Copy each line below in which the string "hipMalloc" occurs.

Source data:
━━━━━━
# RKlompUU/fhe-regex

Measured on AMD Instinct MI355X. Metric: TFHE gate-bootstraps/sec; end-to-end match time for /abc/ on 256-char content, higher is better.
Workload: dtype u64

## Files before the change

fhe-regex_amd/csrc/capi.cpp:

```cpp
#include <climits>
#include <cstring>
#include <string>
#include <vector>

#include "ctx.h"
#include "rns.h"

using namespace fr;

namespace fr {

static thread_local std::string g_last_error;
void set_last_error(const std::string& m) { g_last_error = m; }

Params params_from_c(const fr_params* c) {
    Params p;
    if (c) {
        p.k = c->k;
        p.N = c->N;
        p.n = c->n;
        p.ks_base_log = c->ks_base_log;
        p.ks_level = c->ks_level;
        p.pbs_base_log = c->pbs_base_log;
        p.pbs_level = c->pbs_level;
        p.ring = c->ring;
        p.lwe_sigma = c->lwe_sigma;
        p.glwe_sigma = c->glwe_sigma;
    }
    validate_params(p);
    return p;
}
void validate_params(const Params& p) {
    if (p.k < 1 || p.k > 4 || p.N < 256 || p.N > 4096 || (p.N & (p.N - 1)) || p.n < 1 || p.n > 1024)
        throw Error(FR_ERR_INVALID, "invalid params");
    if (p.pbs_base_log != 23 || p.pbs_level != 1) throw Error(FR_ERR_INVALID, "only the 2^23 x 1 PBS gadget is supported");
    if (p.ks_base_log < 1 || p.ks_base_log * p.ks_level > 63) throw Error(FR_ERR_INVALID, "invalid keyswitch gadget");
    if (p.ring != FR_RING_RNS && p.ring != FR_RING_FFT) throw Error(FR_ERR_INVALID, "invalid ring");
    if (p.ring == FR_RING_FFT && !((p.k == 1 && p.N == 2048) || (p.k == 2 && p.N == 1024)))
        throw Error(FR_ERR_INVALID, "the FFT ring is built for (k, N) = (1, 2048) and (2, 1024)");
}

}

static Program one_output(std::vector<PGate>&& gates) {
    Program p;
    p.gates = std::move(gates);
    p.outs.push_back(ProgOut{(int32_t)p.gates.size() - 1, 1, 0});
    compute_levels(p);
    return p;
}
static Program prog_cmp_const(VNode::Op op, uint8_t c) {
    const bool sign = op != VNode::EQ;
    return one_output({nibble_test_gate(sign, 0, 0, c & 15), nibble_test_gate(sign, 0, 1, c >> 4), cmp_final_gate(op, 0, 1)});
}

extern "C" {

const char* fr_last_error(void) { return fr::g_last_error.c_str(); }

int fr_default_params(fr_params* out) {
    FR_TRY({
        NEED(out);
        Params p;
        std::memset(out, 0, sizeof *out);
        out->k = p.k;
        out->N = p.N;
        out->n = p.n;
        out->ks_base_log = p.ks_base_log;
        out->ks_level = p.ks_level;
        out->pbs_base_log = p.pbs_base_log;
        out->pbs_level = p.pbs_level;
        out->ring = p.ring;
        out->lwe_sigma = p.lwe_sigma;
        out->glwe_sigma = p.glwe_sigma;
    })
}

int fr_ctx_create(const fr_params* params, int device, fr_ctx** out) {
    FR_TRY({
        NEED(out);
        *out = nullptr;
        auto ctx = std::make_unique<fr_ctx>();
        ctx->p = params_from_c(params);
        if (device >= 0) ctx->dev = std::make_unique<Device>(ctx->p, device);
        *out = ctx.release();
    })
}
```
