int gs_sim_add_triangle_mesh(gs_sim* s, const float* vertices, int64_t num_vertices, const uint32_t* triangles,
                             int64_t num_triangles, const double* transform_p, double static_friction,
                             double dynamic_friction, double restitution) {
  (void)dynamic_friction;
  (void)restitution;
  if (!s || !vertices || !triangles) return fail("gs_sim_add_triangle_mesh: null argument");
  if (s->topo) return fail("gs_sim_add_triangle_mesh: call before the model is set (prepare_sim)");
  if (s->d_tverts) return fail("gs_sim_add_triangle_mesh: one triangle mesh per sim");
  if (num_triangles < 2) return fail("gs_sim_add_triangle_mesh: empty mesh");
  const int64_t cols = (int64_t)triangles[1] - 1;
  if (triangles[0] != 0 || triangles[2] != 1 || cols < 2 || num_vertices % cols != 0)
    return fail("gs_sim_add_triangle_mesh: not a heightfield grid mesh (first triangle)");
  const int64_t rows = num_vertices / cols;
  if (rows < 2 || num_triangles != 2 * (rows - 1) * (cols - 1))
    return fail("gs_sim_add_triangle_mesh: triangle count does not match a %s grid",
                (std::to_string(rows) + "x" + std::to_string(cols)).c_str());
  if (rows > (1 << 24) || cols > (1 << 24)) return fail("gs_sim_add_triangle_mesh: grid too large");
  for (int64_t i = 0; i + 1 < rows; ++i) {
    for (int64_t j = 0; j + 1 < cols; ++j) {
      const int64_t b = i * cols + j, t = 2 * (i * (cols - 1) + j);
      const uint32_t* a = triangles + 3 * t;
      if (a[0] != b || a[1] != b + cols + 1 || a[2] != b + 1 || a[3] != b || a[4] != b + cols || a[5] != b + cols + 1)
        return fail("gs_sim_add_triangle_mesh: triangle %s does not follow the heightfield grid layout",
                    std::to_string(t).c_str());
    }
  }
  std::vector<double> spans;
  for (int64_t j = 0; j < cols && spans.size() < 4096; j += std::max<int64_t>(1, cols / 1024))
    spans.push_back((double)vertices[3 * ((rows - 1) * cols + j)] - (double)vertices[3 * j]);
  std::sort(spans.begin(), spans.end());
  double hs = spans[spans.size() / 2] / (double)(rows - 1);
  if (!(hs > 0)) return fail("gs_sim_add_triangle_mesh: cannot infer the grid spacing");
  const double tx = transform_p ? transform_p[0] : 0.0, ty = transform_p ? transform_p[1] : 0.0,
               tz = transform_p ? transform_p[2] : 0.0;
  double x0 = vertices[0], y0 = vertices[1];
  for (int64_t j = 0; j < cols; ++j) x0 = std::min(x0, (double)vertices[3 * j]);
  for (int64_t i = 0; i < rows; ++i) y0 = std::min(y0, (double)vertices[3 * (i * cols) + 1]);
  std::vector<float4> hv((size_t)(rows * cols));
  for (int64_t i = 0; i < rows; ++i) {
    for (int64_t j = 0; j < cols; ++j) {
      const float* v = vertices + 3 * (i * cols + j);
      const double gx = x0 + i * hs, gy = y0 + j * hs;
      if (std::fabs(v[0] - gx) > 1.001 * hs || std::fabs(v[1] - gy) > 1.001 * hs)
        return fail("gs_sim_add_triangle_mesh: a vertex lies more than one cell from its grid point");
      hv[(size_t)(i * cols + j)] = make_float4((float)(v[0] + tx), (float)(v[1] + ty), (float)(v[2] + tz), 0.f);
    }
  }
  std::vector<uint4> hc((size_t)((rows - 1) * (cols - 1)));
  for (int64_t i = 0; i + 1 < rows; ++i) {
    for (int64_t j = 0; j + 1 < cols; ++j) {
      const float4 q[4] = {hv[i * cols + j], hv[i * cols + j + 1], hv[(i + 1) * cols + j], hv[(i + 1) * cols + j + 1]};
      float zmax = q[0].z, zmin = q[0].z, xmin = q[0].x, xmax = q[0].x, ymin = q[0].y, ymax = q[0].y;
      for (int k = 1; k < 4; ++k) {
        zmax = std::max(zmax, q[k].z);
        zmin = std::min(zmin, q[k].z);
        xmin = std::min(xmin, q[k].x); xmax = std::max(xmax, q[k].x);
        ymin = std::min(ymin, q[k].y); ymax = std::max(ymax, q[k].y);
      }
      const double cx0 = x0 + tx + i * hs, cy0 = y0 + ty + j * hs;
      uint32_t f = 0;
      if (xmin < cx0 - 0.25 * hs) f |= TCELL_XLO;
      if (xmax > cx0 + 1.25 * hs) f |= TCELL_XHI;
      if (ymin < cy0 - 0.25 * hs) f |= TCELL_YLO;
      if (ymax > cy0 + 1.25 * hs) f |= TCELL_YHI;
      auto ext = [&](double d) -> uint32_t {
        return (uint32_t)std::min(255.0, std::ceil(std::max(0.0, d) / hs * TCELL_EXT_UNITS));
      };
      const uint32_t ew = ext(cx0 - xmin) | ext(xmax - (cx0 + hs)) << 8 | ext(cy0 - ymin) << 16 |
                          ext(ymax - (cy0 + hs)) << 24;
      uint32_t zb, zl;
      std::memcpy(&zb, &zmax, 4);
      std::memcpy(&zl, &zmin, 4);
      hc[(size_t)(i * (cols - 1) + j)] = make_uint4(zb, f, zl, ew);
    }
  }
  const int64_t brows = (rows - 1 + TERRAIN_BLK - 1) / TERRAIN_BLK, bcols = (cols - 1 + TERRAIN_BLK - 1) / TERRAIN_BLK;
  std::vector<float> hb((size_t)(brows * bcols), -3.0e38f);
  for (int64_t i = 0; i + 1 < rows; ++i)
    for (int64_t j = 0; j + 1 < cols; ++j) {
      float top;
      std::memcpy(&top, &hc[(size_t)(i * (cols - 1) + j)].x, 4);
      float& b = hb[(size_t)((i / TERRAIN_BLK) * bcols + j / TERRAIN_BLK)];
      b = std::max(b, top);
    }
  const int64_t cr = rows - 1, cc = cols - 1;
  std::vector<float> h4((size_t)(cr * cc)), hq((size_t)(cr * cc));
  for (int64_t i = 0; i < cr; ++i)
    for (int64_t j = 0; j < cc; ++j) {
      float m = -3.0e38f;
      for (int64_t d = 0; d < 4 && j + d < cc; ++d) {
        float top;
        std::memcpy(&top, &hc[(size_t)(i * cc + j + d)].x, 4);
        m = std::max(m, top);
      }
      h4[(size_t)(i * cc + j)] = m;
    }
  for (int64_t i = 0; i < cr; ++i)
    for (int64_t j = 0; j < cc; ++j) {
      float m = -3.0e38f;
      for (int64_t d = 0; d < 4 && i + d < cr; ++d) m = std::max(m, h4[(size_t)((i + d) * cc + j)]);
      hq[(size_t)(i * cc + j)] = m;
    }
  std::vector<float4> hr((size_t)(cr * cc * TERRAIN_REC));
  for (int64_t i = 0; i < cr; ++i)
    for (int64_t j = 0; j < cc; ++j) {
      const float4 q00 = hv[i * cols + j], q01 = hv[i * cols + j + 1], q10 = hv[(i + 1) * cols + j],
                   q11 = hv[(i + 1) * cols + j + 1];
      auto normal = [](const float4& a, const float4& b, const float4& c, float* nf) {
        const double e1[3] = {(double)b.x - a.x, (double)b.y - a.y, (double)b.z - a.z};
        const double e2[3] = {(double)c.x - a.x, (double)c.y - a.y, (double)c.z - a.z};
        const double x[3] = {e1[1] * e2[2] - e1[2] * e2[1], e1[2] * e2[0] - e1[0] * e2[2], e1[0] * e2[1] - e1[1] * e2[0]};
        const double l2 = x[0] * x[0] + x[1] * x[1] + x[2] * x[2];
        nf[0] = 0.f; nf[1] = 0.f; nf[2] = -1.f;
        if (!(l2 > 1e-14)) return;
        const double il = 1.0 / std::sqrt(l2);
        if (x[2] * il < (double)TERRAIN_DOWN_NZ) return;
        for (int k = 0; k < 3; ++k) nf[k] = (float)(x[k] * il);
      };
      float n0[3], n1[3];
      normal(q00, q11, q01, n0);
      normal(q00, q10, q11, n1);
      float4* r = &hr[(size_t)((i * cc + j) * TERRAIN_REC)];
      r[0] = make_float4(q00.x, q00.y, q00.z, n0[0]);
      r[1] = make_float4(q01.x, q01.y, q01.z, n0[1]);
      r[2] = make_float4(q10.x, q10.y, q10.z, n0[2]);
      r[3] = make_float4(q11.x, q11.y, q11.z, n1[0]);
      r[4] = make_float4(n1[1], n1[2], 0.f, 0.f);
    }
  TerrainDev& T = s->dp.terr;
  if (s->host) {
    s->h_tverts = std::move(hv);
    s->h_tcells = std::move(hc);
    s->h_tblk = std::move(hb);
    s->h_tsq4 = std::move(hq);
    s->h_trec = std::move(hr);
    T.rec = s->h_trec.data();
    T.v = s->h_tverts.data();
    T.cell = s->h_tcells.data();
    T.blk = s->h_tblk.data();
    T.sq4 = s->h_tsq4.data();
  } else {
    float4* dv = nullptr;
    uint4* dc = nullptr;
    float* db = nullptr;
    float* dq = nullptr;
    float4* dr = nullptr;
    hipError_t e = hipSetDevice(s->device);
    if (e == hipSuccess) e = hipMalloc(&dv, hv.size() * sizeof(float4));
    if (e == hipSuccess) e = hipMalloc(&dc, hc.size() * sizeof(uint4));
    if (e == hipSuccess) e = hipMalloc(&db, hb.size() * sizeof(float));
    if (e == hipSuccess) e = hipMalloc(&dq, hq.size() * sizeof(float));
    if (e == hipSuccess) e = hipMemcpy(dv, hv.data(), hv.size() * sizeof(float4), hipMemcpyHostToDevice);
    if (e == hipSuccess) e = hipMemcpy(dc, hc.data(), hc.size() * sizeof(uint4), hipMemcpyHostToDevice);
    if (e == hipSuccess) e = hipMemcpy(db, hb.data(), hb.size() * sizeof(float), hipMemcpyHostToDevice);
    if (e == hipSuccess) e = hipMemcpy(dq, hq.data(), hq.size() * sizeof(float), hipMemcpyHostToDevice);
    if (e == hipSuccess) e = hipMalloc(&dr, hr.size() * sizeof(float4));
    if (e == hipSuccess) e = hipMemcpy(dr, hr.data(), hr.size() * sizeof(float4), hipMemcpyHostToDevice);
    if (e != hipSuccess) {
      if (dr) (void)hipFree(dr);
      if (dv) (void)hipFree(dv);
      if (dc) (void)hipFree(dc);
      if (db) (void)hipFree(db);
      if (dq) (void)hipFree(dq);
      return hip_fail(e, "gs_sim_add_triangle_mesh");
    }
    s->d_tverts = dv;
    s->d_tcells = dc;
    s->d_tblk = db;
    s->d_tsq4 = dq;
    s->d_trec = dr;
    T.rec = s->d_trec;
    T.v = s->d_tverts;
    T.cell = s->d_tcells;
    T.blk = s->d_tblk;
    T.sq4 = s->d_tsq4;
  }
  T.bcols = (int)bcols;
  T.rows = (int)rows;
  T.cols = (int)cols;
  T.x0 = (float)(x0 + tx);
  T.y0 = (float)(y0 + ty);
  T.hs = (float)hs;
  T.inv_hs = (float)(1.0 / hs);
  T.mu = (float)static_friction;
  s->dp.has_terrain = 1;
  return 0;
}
━━━━━━
*Reply to the task*:
    if (e == hipSuccess) e = hipMalloc(&dv, hv.size() * sizeof(float4));
    if (e == hipSuccess) e = hipMalloc(&dc, hc.size() * sizeof(uint4));
    if (e == hipSuccess) e = hipMalloc(&db, hb.size() * sizeof(float));
    if (e == hipSuccess) e = hipMalloc(&dq, hq.size() * sizeof(float));
    if (e == hipSuccess) e = hipMalloc(&dr, hr.size() * sizeof(float4));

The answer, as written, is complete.